Data supplied below:

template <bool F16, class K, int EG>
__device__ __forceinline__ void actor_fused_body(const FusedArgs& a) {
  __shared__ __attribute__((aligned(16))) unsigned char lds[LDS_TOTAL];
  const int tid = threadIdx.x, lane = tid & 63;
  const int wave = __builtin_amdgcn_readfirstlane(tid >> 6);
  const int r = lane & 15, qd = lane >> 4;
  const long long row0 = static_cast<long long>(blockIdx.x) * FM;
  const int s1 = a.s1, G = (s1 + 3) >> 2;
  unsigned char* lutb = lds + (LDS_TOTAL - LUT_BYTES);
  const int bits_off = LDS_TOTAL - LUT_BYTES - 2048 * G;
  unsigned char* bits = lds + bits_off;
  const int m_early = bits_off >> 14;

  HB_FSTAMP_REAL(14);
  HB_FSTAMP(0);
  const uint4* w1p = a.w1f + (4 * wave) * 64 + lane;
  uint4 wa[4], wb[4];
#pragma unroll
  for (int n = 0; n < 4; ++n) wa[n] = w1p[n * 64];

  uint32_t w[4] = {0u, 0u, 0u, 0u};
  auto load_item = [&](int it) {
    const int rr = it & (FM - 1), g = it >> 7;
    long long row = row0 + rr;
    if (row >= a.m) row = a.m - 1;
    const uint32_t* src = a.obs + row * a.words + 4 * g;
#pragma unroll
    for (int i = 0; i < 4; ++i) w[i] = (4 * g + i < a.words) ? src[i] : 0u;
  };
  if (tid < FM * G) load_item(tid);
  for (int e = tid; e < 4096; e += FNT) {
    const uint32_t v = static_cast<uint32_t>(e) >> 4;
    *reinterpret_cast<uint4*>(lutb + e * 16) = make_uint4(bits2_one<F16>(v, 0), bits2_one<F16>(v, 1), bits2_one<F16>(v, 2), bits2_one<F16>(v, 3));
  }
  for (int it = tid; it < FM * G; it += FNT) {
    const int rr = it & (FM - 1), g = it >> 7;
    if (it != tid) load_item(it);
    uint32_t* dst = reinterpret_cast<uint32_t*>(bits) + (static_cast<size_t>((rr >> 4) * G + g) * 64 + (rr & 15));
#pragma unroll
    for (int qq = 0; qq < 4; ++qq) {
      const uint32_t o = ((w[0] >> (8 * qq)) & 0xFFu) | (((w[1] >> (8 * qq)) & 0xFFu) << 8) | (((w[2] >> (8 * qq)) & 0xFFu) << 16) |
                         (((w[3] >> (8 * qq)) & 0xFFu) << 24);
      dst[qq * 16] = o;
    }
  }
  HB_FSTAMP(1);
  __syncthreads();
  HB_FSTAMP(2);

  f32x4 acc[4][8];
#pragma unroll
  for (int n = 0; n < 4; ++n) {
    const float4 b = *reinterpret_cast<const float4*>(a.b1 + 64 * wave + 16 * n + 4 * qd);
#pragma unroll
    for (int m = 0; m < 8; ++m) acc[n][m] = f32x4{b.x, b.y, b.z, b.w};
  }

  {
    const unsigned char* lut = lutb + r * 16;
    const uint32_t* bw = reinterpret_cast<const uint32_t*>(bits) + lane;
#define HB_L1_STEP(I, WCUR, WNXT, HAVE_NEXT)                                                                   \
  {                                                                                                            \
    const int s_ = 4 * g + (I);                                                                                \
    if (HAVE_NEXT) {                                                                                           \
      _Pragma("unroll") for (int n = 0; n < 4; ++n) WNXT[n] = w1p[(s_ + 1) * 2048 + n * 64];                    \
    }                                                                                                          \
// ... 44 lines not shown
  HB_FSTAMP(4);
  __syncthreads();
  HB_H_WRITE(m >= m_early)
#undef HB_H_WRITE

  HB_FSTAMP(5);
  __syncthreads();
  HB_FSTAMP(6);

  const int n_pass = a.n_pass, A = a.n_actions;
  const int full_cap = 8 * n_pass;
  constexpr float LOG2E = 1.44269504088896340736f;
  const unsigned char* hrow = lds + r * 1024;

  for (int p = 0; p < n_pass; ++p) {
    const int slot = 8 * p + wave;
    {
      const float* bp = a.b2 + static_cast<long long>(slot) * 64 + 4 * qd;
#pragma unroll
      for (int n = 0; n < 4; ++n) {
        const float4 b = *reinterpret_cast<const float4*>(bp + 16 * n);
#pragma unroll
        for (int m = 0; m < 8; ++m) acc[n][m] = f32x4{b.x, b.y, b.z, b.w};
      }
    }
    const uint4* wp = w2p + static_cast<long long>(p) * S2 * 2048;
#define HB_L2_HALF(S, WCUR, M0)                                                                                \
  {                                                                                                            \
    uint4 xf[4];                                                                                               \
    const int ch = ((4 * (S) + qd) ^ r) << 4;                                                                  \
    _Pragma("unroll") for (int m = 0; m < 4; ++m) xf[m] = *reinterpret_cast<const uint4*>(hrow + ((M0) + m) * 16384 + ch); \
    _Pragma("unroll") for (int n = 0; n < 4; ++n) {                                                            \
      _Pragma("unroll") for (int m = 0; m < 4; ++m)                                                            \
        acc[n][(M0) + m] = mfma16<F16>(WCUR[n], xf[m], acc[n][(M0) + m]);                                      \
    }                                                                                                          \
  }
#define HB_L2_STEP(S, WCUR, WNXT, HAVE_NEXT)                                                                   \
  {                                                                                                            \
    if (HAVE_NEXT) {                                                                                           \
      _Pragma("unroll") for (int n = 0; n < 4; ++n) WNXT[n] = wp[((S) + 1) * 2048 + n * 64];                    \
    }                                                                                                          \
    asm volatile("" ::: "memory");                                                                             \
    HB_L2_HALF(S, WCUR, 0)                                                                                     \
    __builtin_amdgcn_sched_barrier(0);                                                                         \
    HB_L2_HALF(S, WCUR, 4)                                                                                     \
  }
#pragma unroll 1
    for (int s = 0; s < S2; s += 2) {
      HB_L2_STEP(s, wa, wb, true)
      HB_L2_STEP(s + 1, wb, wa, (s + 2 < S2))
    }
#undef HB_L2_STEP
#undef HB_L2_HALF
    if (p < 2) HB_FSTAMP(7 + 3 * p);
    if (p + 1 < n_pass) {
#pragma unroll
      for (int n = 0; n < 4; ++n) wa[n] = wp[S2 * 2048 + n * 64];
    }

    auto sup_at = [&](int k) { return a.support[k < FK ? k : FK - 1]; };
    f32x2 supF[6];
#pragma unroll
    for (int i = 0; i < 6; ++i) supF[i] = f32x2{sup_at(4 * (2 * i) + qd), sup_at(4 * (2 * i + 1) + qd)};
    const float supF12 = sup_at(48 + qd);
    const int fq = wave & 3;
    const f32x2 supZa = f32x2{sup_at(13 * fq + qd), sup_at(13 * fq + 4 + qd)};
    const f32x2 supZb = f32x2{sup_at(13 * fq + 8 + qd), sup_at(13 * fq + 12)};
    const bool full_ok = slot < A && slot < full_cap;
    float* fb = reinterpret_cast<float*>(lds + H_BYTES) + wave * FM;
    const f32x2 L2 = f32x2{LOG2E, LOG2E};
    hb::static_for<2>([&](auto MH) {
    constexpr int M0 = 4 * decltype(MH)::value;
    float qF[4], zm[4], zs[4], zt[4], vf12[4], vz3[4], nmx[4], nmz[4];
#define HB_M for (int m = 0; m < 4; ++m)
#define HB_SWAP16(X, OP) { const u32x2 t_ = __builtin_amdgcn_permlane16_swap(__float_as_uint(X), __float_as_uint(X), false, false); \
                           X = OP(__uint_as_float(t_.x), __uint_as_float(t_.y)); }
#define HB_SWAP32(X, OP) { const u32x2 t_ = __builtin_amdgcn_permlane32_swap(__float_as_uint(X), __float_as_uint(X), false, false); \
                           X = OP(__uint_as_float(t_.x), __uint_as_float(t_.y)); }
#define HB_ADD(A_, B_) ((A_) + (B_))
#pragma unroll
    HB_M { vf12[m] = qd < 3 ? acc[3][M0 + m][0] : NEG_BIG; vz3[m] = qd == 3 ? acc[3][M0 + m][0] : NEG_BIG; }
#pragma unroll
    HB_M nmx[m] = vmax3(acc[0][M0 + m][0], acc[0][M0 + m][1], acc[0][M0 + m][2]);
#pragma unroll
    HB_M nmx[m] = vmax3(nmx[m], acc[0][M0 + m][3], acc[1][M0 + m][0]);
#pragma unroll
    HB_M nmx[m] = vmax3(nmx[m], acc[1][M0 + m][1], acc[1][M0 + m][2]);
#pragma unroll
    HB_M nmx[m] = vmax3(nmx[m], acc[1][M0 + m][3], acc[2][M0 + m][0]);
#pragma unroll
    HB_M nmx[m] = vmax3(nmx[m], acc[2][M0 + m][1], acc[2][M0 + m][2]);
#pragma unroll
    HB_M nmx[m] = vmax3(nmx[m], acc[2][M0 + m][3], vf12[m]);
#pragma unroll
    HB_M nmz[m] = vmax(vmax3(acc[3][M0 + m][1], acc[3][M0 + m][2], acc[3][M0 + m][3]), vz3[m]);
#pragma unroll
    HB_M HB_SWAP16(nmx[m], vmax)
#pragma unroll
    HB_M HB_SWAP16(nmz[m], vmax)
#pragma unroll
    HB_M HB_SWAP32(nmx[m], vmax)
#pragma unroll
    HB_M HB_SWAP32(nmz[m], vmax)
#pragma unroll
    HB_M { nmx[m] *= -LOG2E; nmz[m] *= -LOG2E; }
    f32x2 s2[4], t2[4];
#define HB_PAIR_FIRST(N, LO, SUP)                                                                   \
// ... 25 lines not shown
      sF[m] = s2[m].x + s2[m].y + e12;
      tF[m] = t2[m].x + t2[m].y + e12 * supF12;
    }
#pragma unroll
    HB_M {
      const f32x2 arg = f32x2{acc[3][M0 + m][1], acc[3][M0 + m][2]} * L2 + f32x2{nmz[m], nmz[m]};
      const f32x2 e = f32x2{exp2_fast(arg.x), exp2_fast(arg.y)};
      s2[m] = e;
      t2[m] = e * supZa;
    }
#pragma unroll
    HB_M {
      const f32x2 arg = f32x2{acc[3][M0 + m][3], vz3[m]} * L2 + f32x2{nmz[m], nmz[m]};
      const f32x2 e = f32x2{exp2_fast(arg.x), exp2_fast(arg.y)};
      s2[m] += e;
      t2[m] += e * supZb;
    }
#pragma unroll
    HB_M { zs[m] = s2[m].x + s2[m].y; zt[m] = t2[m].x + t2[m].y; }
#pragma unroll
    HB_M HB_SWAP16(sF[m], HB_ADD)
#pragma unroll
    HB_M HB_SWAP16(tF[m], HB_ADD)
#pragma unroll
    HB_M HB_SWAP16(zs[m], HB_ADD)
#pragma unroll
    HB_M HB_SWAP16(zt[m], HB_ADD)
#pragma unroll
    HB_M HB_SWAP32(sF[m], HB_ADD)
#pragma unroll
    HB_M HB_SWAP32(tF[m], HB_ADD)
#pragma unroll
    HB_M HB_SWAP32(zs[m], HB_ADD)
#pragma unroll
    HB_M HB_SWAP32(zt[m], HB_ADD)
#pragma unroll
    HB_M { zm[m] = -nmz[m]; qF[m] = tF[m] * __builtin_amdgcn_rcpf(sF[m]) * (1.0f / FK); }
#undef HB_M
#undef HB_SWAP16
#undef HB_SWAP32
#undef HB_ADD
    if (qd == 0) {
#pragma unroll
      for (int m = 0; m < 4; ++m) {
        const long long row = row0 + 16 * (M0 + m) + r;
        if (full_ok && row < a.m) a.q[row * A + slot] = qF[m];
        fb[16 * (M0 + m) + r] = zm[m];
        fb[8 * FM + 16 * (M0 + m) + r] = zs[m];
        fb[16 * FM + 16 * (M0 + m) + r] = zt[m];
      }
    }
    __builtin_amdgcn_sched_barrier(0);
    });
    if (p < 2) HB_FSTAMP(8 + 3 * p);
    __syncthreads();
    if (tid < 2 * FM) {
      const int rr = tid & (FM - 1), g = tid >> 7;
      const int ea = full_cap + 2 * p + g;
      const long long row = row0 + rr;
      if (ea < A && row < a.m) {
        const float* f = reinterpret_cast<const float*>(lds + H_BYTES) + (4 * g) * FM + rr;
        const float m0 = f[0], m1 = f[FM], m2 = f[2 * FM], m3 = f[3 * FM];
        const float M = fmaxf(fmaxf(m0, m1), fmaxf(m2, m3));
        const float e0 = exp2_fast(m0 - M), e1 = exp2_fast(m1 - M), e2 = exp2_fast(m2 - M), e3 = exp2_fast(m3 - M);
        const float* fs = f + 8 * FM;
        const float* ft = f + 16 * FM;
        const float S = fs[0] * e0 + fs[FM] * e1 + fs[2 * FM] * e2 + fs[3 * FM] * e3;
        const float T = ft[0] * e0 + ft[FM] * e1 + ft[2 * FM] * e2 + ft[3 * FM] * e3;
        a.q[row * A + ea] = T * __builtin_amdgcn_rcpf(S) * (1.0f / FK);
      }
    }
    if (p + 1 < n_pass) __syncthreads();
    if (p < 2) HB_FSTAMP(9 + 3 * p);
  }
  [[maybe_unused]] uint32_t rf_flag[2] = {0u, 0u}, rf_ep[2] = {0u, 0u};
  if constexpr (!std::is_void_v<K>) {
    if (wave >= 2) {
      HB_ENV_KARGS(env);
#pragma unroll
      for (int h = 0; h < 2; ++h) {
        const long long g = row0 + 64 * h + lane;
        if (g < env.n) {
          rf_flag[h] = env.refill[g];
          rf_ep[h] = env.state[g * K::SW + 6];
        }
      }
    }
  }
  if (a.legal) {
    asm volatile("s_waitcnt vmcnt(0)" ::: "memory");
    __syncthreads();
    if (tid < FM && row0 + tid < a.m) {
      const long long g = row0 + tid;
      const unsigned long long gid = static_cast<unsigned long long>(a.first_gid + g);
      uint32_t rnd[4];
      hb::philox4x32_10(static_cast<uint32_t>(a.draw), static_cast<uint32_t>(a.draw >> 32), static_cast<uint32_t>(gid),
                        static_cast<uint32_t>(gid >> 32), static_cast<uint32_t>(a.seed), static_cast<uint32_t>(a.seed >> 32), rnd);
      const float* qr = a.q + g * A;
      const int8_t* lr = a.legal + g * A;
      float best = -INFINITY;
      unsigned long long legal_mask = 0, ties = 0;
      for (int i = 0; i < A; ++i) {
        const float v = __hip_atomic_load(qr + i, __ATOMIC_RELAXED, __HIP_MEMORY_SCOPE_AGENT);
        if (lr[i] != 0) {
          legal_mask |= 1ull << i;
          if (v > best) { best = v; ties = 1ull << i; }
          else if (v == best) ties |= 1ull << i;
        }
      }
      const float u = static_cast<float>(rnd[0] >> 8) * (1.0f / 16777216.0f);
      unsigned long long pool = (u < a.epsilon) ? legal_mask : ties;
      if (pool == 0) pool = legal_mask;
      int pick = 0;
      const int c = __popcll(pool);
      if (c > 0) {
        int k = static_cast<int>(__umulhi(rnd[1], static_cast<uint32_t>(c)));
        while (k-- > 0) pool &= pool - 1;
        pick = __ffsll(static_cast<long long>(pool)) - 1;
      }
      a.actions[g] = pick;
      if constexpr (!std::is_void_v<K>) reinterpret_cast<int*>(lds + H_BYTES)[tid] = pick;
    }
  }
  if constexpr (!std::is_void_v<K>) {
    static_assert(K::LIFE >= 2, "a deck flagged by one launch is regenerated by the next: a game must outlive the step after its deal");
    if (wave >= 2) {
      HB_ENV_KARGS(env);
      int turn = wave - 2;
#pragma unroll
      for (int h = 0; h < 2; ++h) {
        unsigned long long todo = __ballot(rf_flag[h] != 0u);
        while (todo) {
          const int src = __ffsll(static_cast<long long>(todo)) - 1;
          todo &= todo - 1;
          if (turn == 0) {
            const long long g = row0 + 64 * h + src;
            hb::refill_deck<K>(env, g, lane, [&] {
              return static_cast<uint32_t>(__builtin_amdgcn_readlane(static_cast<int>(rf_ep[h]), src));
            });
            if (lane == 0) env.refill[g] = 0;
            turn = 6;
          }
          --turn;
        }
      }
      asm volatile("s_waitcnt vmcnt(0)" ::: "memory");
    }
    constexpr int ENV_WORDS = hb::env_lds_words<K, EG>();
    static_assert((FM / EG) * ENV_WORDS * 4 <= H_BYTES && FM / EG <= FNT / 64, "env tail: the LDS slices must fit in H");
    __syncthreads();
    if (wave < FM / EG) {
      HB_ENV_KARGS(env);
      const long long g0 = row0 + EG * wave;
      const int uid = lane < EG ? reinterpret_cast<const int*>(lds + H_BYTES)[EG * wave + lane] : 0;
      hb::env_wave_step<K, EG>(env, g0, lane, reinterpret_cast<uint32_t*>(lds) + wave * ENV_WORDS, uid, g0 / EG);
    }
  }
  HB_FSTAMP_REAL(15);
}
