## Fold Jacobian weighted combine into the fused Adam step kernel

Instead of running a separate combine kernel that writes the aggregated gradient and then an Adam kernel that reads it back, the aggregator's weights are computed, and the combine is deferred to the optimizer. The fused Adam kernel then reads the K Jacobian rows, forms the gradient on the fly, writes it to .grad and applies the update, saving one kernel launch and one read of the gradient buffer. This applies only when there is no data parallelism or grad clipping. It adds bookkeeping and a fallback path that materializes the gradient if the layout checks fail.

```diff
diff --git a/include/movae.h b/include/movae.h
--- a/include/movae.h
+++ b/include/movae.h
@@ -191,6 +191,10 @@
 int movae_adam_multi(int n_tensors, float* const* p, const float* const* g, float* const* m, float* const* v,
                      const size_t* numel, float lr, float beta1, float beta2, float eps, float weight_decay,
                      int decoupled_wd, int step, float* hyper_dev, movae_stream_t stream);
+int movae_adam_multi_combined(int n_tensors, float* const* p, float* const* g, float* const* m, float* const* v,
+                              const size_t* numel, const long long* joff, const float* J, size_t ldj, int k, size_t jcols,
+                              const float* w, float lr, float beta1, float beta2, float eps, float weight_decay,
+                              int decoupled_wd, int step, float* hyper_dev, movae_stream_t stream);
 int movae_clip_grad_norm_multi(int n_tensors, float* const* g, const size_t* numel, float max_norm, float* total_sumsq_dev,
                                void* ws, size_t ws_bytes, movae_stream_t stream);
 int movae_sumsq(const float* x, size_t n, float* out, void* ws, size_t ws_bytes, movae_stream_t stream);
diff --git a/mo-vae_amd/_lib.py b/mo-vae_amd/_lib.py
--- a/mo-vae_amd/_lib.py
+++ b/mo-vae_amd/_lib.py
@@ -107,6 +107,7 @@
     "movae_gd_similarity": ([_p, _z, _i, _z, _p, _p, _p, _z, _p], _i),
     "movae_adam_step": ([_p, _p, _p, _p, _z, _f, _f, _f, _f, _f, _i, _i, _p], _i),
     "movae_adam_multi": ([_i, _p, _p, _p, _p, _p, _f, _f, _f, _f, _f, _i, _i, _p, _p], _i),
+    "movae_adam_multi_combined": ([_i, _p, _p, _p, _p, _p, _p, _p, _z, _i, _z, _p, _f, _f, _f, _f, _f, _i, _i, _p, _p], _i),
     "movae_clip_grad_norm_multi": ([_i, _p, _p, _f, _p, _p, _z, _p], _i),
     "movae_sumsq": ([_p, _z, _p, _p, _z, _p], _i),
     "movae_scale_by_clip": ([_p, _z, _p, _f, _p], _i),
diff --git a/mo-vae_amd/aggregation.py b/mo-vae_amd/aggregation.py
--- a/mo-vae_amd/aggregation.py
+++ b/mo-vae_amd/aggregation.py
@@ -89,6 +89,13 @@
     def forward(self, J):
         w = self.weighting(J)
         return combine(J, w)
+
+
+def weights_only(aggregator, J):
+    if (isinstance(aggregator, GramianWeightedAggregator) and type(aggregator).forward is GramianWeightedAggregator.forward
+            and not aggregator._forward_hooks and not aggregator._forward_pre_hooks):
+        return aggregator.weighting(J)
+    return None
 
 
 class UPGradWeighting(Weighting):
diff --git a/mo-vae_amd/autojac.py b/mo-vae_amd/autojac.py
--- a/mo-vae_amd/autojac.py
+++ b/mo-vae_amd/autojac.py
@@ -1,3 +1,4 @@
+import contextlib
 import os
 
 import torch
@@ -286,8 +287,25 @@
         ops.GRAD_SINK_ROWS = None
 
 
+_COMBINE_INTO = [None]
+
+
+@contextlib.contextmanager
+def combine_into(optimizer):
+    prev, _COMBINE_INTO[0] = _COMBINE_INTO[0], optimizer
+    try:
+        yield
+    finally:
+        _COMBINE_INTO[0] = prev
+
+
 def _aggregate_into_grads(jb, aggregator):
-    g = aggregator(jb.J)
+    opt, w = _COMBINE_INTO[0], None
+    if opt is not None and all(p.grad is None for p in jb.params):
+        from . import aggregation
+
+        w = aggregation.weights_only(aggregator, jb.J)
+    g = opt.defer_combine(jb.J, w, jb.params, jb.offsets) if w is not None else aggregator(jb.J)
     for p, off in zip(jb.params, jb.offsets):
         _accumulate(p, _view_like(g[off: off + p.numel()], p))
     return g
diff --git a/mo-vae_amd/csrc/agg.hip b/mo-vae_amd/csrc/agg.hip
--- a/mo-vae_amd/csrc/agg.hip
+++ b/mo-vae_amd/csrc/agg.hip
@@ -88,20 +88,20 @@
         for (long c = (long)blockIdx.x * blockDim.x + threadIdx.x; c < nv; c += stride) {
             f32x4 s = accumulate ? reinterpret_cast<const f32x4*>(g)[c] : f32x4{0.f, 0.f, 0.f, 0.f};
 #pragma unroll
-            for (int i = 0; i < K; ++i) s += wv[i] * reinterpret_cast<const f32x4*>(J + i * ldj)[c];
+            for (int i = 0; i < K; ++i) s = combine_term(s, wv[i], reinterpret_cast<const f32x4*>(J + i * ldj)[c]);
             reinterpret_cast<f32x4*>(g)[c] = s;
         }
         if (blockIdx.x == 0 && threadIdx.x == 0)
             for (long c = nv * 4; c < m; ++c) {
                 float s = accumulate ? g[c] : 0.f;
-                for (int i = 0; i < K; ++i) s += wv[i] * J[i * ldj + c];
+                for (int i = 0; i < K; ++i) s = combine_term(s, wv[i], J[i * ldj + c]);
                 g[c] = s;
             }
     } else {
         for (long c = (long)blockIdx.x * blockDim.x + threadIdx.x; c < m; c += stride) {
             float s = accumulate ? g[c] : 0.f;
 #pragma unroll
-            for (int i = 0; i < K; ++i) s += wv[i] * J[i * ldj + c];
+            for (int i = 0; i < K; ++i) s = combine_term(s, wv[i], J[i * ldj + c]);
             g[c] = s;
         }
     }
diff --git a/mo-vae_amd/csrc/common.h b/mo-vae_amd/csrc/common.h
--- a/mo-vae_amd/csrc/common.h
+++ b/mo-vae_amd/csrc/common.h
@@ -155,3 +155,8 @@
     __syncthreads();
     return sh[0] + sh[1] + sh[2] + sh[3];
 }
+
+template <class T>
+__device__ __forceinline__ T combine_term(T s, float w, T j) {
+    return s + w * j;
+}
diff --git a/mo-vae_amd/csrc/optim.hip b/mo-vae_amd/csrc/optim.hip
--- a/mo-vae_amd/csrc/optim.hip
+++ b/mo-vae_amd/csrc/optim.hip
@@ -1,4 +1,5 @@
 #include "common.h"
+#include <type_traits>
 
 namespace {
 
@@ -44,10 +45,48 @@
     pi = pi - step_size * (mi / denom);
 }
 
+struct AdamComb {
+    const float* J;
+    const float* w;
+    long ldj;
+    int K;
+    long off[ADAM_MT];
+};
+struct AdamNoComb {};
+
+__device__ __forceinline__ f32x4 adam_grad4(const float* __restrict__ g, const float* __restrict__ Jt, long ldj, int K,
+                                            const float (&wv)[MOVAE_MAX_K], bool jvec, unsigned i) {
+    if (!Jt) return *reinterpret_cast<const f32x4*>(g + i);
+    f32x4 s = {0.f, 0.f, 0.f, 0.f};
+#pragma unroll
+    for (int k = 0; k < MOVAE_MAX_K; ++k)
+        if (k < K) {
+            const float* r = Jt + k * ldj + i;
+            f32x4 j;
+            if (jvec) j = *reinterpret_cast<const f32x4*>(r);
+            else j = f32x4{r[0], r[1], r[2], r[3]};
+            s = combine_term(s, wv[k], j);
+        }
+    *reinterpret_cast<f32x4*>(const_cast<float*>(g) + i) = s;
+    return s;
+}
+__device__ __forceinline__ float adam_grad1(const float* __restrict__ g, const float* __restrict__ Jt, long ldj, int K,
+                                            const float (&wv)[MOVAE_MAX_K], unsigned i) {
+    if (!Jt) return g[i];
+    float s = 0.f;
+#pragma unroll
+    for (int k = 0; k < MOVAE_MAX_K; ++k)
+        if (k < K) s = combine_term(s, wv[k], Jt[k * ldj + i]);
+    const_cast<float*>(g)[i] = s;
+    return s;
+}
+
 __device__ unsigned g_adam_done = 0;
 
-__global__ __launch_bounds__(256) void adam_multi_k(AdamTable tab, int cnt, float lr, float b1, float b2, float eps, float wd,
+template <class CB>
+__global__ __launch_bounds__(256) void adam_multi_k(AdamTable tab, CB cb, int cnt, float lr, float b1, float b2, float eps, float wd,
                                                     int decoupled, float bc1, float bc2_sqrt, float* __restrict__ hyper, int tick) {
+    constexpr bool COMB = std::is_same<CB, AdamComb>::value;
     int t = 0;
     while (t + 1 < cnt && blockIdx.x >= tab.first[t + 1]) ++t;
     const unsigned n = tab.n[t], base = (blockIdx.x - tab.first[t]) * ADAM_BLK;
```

End of Data supplied.

Please transcribe exactly the lines above from the line that has "zs[m] = s2[m].x" up to and including the line that has "const float S = fs[0]"; no other line belongs in the answer.

Result of this task:
    HB_M { zs[m] = s2[m].x + s2[m].y; zt[m] = t2[m].x + t2[m].y; }
#pragma unroll
    HB_M HB_SWAP16(sF[m], HB_ADD)
#pragma unroll
    HB_M HB_SWAP16(tF[m], HB_ADD)
#pragma unroll
    HB_M HB_SWAP16(zs[m], HB_ADD)
#pragma unroll
    HB_M HB_SWAP16(zt[m], HB_ADD)
#pragma unroll
    HB_M HB_SWAP32(sF[m], HB_ADD)
#pragma unroll
    HB_M HB_SWAP32(tF[m], HB_ADD)
#pragma unroll
    HB_M HB_SWAP32(zs[m], HB_ADD)
#pragma unroll
    HB_M HB_SWAP32(zt[m], HB_ADD)
#pragma unroll
    HB_M { zm[m] = -nmz[m]; qF[m] = tF[m] * __builtin_amdgcn_rcpf(sF[m]) * (1.0f / FK); }
#undef HB_M
#undef HB_SWAP16
#undef HB_SWAP32
#undef HB_ADD
    if (qd == 0) {
#pragma unroll
      for (int m = 0; m < 4; ++m) {
        const long long row = row0 + 16 * (M0 + m) + r;
        if (full_ok && row < a.m) a.q[row * A + slot] = qF[m];
        fb[16 * (M0 + m) + r] = zm[m];
        fb[8 * FM + 16 * (M0 + m) + r] = zs[m];
        fb[16 * FM + 16 * (M0 + m) + r] = zt[m];
      }
    }
    __builtin_amdgcn_sched_barrier(0);
    });
    if (p < 2) HB_FSTAMP(8 + 3 * p);
    __syncthreads();
    if (tid < 2 * FM) {
      const int rr = tid & (FM - 1), g = tid >> 7;
      const int ea = full_cap + 2 * p + g;
      const long long row = row0 + rr;
      if (ea < A && row < a.m) {
        const float* f = reinterpret_cast<const float*>(lds + H_BYTES) + (4 * g) * FM + rr;
        const float m0 = f[0], m1 = f[FM], m2 = f[2 * FM], m3 = f[3 * FM];
        const float M = fmaxf(fmaxf(m0, m1), fmaxf(m2, m3));
        const float e0 = exp2_fast(m0 - M), e1 = exp2_fast(m1 - M), e2 = exp2_fast(m2 - M), e3 = exp2_fast(m3 - M);
        const float* fs = f + 8 * FM;
        const float* ft = f + 16 * FM;
        const float S = fs[0] * e0 + fs[FM] * e1 + fs[2 * FM] * e2 + fs[3 * FM] * e3;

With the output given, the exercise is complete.